Pro plan: P1 bot traffic passing WAF challenges at scale

Help
,
1

Current behavior

  • I’m seeing a bot/scraper/DDOS-style spike that ramps up fast.
  • In Vercel Firewall analytics, this traffic shows a high “challenge solved” rate and a large increase in Allowed requests.
  • If I set a rule to Deny the JA4 digest, it blocks legit users (it blocked me too), so I can’t leave it as Deny.
  • If I switch the JA4 rule to Challenge, it does not reduce the volume in a meaningful way.

Fingerprint involved:

  • JA4 digest: t13d1516h2_8daaf6152771_d8a2da3f94cd
  • UA often seen (spoofable and tends to rotate):
    Mozilla/5.0 (Macintosh; Intel Mac OS X 10_15_7) AppleWebKit/537.36 (KHTML, like Gecko) Chrome/139.0.0.0 Safari/537.36

Expected behavior

  • A challenge should materially reduce automated request volume or fail more often under automation.
  • I need a mitigation that works even when:
    • IPs rotate (residential/proxy style)
    • paths are highly variable
  • I also need guidance that avoids blocking legit traffic.
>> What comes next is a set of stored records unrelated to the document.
template <int F, int C, int HC, int WC, int OH, int OW, bool AUX, bool TRACE, int VAR = 0>
__global__ void __launch_bounds__(1024)
tps_warp_pair_kernel(const PairParams P)
{
    using Geo = PairGeo<OH, OW>;
    constexpr int K = F + 3;
    constexpr int H = HC, W = WC;
    constexpr int NW = Geo::NW, NLOAD = kPairLoaders;
    constexpr int n = OH * OW;
    static_assert(NW + NLOAD <= 16, "too many wavefronts");
    extern __shared__ __attribute__((aligned(16))) float smem[];
    float4* sT = reinterpret_cast<float4*>(smem);
    float* sFlag = smem + 4 * K + 2 * ((K * K + 3) & ~3);
    float* sImg = sFlag + kPairFlags;
    float* sZero = sImg + P.zero_off;
    float* sOut = sImg + P.out_off;

    const int tid = threadIdx.x;
    const int lane = tid & (kWave - 1);
    const int wv = __builtin_amdgcn_readfirstlane(tid / kWave);
    const int b0 = blockIdx.x * 2;
    const bool hasB = (b0 + 1) < P.N;
    constexpr int HW = H * W;
    constexpr int img_elems = C * HW;

    unsigned ts[8];
#define PAIR_STAMP(i) do { if (TRACE) ts[i] = (unsigned)__builtin_amdgcn_s_memtime(); } while (0)
    long long wall0 = 0;
    if (TRACE) wall0 = (long long)wall_clock64();
    PAIR_STAMP(7);

    constexpr int KGI = (K + 3) / 4;
    float hrowv[KGI * 4];
    float cx = 0.0f, cy = 0.0f;
    if (wv < 2) {
        if (lane < F) {
            const int b = (wv == 1 && hasB) ? b0 + 1 : b0;
            const float2 cc = reinterpret_cast<const float2*>(P.ctrl + (size_t)b * F * 2)[lane];
            cx = cc.x; cy = cc.y;
        }
        const float* row = P.inv_delta_c + (lane < K ? lane : K - 1) * K;
#pragma unroll
        for (int j = 0; j < KGI; ++j) {
            const int c0 = (j == KGI - 1) ? K - 4 : 4 * j;
            const v4f_a4 x = *reinterpret_cast<const v4f_a4*>(row + c0);
            hrowv[4 * j] = x[0]; hrowv[4 * j + 1] = x[1]; hrowv[4 * j + 2] = x[2]; hrowv[4 * j + 3] = x[3];
        }
    }
    if (tid < kPairFlags) reinterpret_cast<int*>(sFlag)[tid] = 0;
    lds_only_barrier();

    if (wv >= NW) {
        const int lw = wv - NW;
        const int total_bytes = (hasB ? 2 : 1) * img_elems * 4;
        const int pieces = (total_bytes + 1023) >> 10;
        const int piecesA = (img_elems * 4 + 1023) >> 10;
        const char* src = reinterpret_cast<const char*>(P.in + (size_t)b0 * img_elems);
        auto dma = [&](int piece) {
            int off = piece * 1024 + lane * 16;
            if (off >= total_bytes) off = 0;
            __builtin_amdgcn_global_load_lds(
                (const __attribute__((address_space(1))) void*)(src + off),
                (__attribute__((address_space(3))) void*)(reinterpret_cast<char*>(sImg) + piece * 1024),
                16, 0, 2 );
        };
        unsigned fa = (unsigned)(size_t)(sFlag + 1), fb = (unsigned)(size_t)(sFlag + 2);
        int one = 1;
        asm volatile("" : "+v"(fa), "+v"(fb), "+v"(one));
        int piece = lw;
        for (; piece < piecesA; piece += NLOAD) dma(piece);
        asm volatile("s_waitcnt vmcnt(%0)" ::"n"(kPairAwait) : "memory");
#pragma unroll
        for (int i = 0; i < kPairKB; ++i) { if (piece < pieces) dma(piece); piece += NLOAD; }
        if (hasB) asm volatile("s_waitcnt vmcnt(%0)" ::"n"(kPairKB) : "memory");
        else      asm volatile("s_waitcnt vmcnt(0)" ::: "memory");
        if (lane == 0) flag_add<0>(fa, one);
        for (; piece < pieces; piece += NLOAD) dma(piece);
        asm volatile("s_waitcnt vmcnt(0)" ::: "memory");
        if (lane == 0) flag_add<0>(fb, one);
        return;
    }

    const int hw = tid >> 5, l5 = tid & 31;
    const int rg = hw / Geo::CG, cg = hw - rg * Geo::CG;
    const int r = rg * 8 + (l5 >> 2), c = cg * 4 + (l5 & 3);
    unsigned poff[4];
    poff[0] = 4u * (unsigned)(r * OW + c);
    poff[1] = 4u * (unsigned)(r * OW + (OW - 1 - c));
    poff[2] = 4u * (unsigned)((OH - 1 - r) * OW + c);
    poff[3] = 4u * (unsigned)((OH - 1 - r) * OW + (OW - 1 - c));
    const bool strip = wv < 4 && (wv < 2 || hasB);
    const int sim = wv >> 1;
    const int srow = (wv & 1) * (OH / 2) + (lane >> 2), scol = Geo::SC0 + (lane & 3);
    const unsigned spoff = 4u * (unsigned)(srow * OW + scol);

    constexpr int KG = (K + 3) / 4;
    float v[KG * 4];
    {
        const int t_old = (rg * Geo::CGP + cg) * 32 + l5;
        const v4f* pk = reinterpret_cast<const v4f*>(P.packed) + (size_t)(t_old >> 6) * KG * kWave + (t_old & (kWave - 1));
#pragma unroll
        for (int j = 0; j < KG; ++j) {
            const v4f x = pk[j * kWave];
            v[4 * j] = x[0]; v[4 * j + 1] = x[1]; v[4 * j + 2] = x[2]; v[4 * j + 3] = x[3];
        }
    }
    float u[KG * 4];
    if (wv < 4) {
        const float* row = P.p_hat + (size_t)(srow * OW + scol) * P.p_hat_ld;
#pragma unroll
        for (int j = 0; j < KG; ++j) {
            const v4f_a4 x = *reinterpret_cast<const v4f_a4*>(row + 4 * j);
            u[4 * j] = x[0]; u[4 * j + 1] = x[1]; u[4 * j + 2] = x[2]; u[4 * j + 3] = x[3];
        }
    }
    if (tid < C) sZero[tid * HW] = 0.0f;
    if (wv < 2) {
        float ax = 0.0f, ay = 0.0f;
        static_for<K>([&](auto qc) {
            constexpr int q = decltype(qc)::value;
            constexpr int idx = (q / 4 < KGI - 1) ? q : 4 * (KGI - 1) + (q - (K - 4));
            ax = fmaf(hrowv[idx], readlane_f(cx, q), ax);
            ay = fmaf(hrowv[idx], readlane_f(cy, q), ay);
        });
        if (lane < K) {
            float* dst = reinterpret_cast<float*>(sT + lane) + 2 * wv;
            dst[0] = ax; dst[1] = ay;
        }
        asm volatile("s_waitcnt lgkmcnt(0)" ::: "memory");
        if (lane == 0) __hip_atomic_fetch_add(reinterpret_cast<int*>(sFlag), 1, __ATOMIC_RELAXED, __HIP_MEMORY_SCOPE_WORKGROUP);
    }
    wait_flag_lds(sFlag + 0, 2);
    PAIR_STAMP(0);
    asm volatile("" ::"v"(v[KG * 4 - 1]), "v"(u[KG * 4 - 1]));

    float sgx = 0.0f, sgy = 0.0f;
    if (wv < 4) {
        static_for<K>([&](auto qc) {
            constexpr int q = decltype(qc)::value;
            const float2 t = reinterpret_cast<const float2*>(sT + q)[sim];
            sgx = fmaf(u[q], t.x, sgx);
            sgy = fmaf(u[q], t.y, sgy);
        });
        asm volatile("" : "+v"(sgx), "+v"(sgy));
    }

    float gx[4][2], gy[4][2];
#pragma unroll
    for (int m = 0; m < 4; ++m) gx[m][0] = gx[m][1] = gy[m][0] = gy[m][1] = 0.0f;
    if constexpr ((VAR & kPairVarMfma) != 0) {
        v4f macc[4];
#pragma unroll
        for (int m = 0; m < 4; ++m) macc[m] = v4f{0.0f, 0.0f, 0.0f, 0.0f};
        const float* tcomp = reinterpret_cast<const float*>(sT) + (lane & 3);
        static_for<K>([&](auto qc) {
            constexpr int q = decltype(qc)::value;
            const float tq = tcomp[4 * q];
            float val[4];
            if constexpr (q == 0) {
                val[0] = val[1] = val[2] = val[3] = v[0];
            } else if constexpr (q == 1) {
                val[0] = v[1]; val[1] = -v[1]; val[2] = v[1]; val[3] = -v[1];
            } else if constexpr (q == 2) {
                val[0] = v[2]; val[1] = v[2]; val[2] = -v[2]; val[3] = -v[2];
            } else {
                constexpr int k = q - 3;
                val[0] = v[3 + k];
                val[1] = v[3 + perm_x<F>(k)];
                val[2] = v[3 + perm_y<F>(k)];
                val[3] = v[3 + perm_x<F>(perm_y<F>(k))];
            }
#pragma unroll
            for (int m = 0; m < 4; ++m) macc[m] = __builtin_amdgcn_mfma_f32_4x4x1f32(tq, val[m], macc[m], 0, 0, 0);
        });
#pragma unroll
        for (int m = 0; m < 4; ++m) { gx[m][0] = macc[m][0]; gy[m][0] = macc[m][1]; gx[m][1] = macc[m][2]; gy[m][1] = macc[m][3]; }
    } else
    static_for<K>([&](auto qc) {
        constexpr int q = decltype(qc)::value;
        const float4 t = sT[q];
        float val[4];
        if constexpr (q == 0) {
            val[0] = val[1] = val[2] = val[3] = v[0];
        } else if constexpr (q == 1) {
            val[0] = v[1]; val[1] = -v[1]; val[2] = v[1]; val[3] = -v[1];
        } else if constexpr (q == 2) {
            val[0] = v[2]; val[1] = v[2]; val[2] = -v[2]; val[3] = -v[2];
        } else {
            constexpr int k = q - 3;
            val[0] = v[3 + k];
            val[1] = v[3 + perm_x<F>(k)];
            val[2] = v[3 + perm_y<F>(k)];
            val[3] = v[3 + perm_x<F>(perm_y<F>(k))];
        }
        if constexpr (VAR & kPairVarPacked) {
            const v2f tA = {t.x, t.y}, tB = {t.z, t.w};
#pragma unroll
            for (int m = 0; m < 4; ++m) {
                const v2f vv = {val[m], val[m]};
                v2f a = {gx[m][0], gy[m][0]}, b = {gx[m][1], gy[m][1]};
                a = __builtin_elementwise_fma(vv, tA, a);
                b = __builtin_elementwise_fma(vv, tB, b);
                gx[m][0] = a.x; gy[m][0] = a.y; gx[m][1] = b.x; gy[m][1] = b.y;
            }
        } else {
#pragma unroll
            for (int m = 0; m < 4; ++m) {
                gx[m][0] = fmaf(val[m], t.x, gx[m][0]);
                gy[m][0] = fmaf(val[m], t.y, gy[m][0]);
                gx[m][1] = fmaf(val[m], t.z, gx[m][1]);
                gy[m][1] = fmaf(val[m], t.w, gy[m][1]);
            }
        }
    });
#pragma unroll
    for (int m = 0; m < 4; ++m) asm volatile("" : "+v"(gx[m][0]), "+v"(gy[m][0]), "+v"(gx[m][1]), "+v"(gy[m][1]));

    constexpr unsigned row_bytes = n * 4u;
    constexpr int out16 = (C * n) >> 2;
    constexpr int nct = NW * kWave;
    typedef __attribute__((address_space(3))) const float lds_cfloat;
    const unsigned img_lds = (unsigned)(size_t)sImg, zero_lds = (unsigned)(size_t)sZero;
    auto describe_px = [&](float pgx, float pgy, int im, unsigned pix_off, bool st, unsigned (&a)[4], float (&w)[4]) {
        const TapsLite t = make_taps_lite(pgx, pgy, H, W);
        if constexpr (AUX) {
            const int b = b0 + im;
            if (P.grid && st)
                *reinterpret_cast<float2*>(reinterpret_cast<char*>(P.grid) + (size_t)b * 2 * row_bytes + 2u * pix_off) = make_float2(pgx, pgy);
            if (P.idx && st)
                *reinterpret_cast<int2*>(reinterpret_cast<char*>(P.idx) + (size_t)b * 2 * row_bytes + 2u * pix_off) = make_int2(t.x0, t.y0);
        }
        const unsigned a0 = img_lds + (unsigned)(im * img_elems * 4) + 4u * (unsigned)t.o00;
        a[0] = a0;
        a[1] = t.inx ? a0 + 4u : zero_lds;
        a[2] = t.iny ? a0 + 4u * W : zero_lds;
        a[3] = (t.inx && t.iny) ? a0 + 4u * W + 4u : zero_lds;
        w[0] = t.nw; w[1] = t.ne; w[2] = t.sw; w[3] = t.se;
    };
    unsigned ta[2][4][4];
    float tw[2][4][4];
#pragma unroll
    for (int im = 0; im < 2; ++im) {
#pragma unroll
        for (int m = 0; m < 4; ++m) describe_px(gx[m][im], gy[m][im], im, poff[m], im == 0 || hasB, ta[im][m], tw[im][m]);
#pragma unroll
        for (int m = 0; m < 4; ++m)
#pragma unroll
            for (int q = 0; q < 4; ++q) asm volatile("" : "+v"(ta[im][m][q]), "+v"(tw[im][m][q]));
    }
    unsigned sa[4] = {zero_lds, zero_lds, zero_lds, zero_lds};
    float sw[4] = {0.0f, 0.0f, 0.0f, 0.0f};
    if (wv < 4) describe_px(sgx, sgy, sim, spoff, strip, sa, sw);
    PAIR_STAMP(1);

    constexpr int NOUT = (out16 + nct - 1) / nct;
    v4f ostage[NOUT];
    auto store_image = [&](int b) {
        gchar* ob = (gchar*)(P.out) + (size_t)b * C * row_bytes;
#pragma unroll
        for (int i = 0; i < NOUT; ++i) {
            const int e = tid + i * nct;
            if (e < out16) store16_nt(ob + 16u * (unsigned)e, ostage[i]);
        }
    };
    auto read_staged = [&](const float* stage) {
#pragma unroll
        for (int i = 0; i < NOUT; ++i) {
            const int e = tid + i * nct;
            if (e < out16) ostage[i] = *reinterpret_cast<const v4f*>(reinterpret_cast<const char*>(stage) + 16 * e);
        }
    };
    auto load_taps = [&](int im, float (&tv)[4][C][4]) {
#pragma unroll
        for (int m = 0; m < 4; ++m)
#pragma unroll
            for (int ch = 0; ch < C; ++ch)
#pragma unroll
                for (int q = 0; q < 4; ++q) tv[m][ch][q] = *((lds_cfloat*)(size_t)(ta[im][m][q]) + ch * HW);
    };
    auto finish_image = [&](auto barc, int im, float (&tv)[4][C][4], bool mystrip, float* stage) {
        constexpr bool BAR = decltype(barc)::value;
        float res[4][C], sres[C];
#pragma unroll
        for (int m = 0; m < 4; ++m)
#pragma unroll
            for (int ch = 0; ch < C; ++ch) {
                float acc = tv[m][ch][0] * tw[im][m][0];
                acc = fmaf(tv[m][ch][1], tw[im][m][1], acc);
                acc = fmaf(tv[m][ch][2], tw[im][m][2], acc);
                acc = fmaf(tv[m][ch][3], tw[im][m][3], acc);
                res[m][ch] = acc;
            }
        if (mystrip) {
            __builtin_amdgcn_sched_barrier(0);
            float sv[C][4];
#pragma unroll
            for (int ch = 0; ch < C; ++ch)
#pragma unroll
                for (int q = 0; q < 4; ++q) sv[ch][q] = *((lds_cfloat*)(size_t)(sa[q]) + ch * HW);
#pragma unroll
            for (int ch = 0; ch < C; ++ch) {
                float acc = sv[ch][0] * sw[0];
                acc = fmaf(sv[ch][1], sw[1], acc);
                acc = fmaf(sv[ch][2], sw[2], acc);
                acc = fmaf(sv[ch][3], sw[3], acc);
                sres[ch] = acc;
            }
        }
        if (BAR) lds_only_barrier();
#pragma unroll
        for (int m = 0; m < 4; ++m)
#pragma unroll
            for (int ch = 0; ch < C; ++ch)
                *reinterpret_cast<float*>(reinterpret_cast<char*>(stage) + ch * (int)row_bytes + poff[m]) = res[m][ch];
        if (mystrip) {
#pragma unroll
            for (int ch = 0; ch < C; ++ch)
                *reinterpret_cast<float*>(reinterpret_cast<char*>(stage) + ch * (int)row_bytes + spoff) = sres[ch];
        }
    };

Code, configuration, and steps to reproduce

Vercel Firewall configuration

Plan: Pro
No Cloudflare in front. Traffic hits Vercel directly.

Managed protections:

  • AI Bots Managed Ruleset: Enabled

Custom rules (in order):

  1. Rule: Match JA4 digest
  • Condition: JA4 Digest == t13d1516h2_8daaf6152771_d8a2da3f94cd
  • Action tried:
    • Deny → blocks legitimate traffic (unacceptable)
    • Challenge → attacker still passes at high rate (like 20-50%, however attacker behavior is clearly automated)
  1. Attack Mode
  • Enabled during active spike (temporary, does not work)
  • Result: traffic still shows high “challenge solved” and Allowed requests remain high

Steps

  1. Observe traffic spike in firewall / observability.
  2. Create rule matching JA4 digest above.
  3. Set action to Challenge.
  4. (Optional) Enable Attack Mode during the spike.
  5. Observe that:
  • challenge solve rate stays high
  • Allowed request volume stays high
  1. Switch the rule to Deny and confirm it blocks legit users (so it’s not viable).
    Obviously you can’t follow these if you’re not attacked but I include them anyway

Evidence / data (include what you can)

Time window (ET): 12/18-12/19/25

Screenshots attached. Comical. Note that I enabled bot protection after I took this screenshot. It had no effect.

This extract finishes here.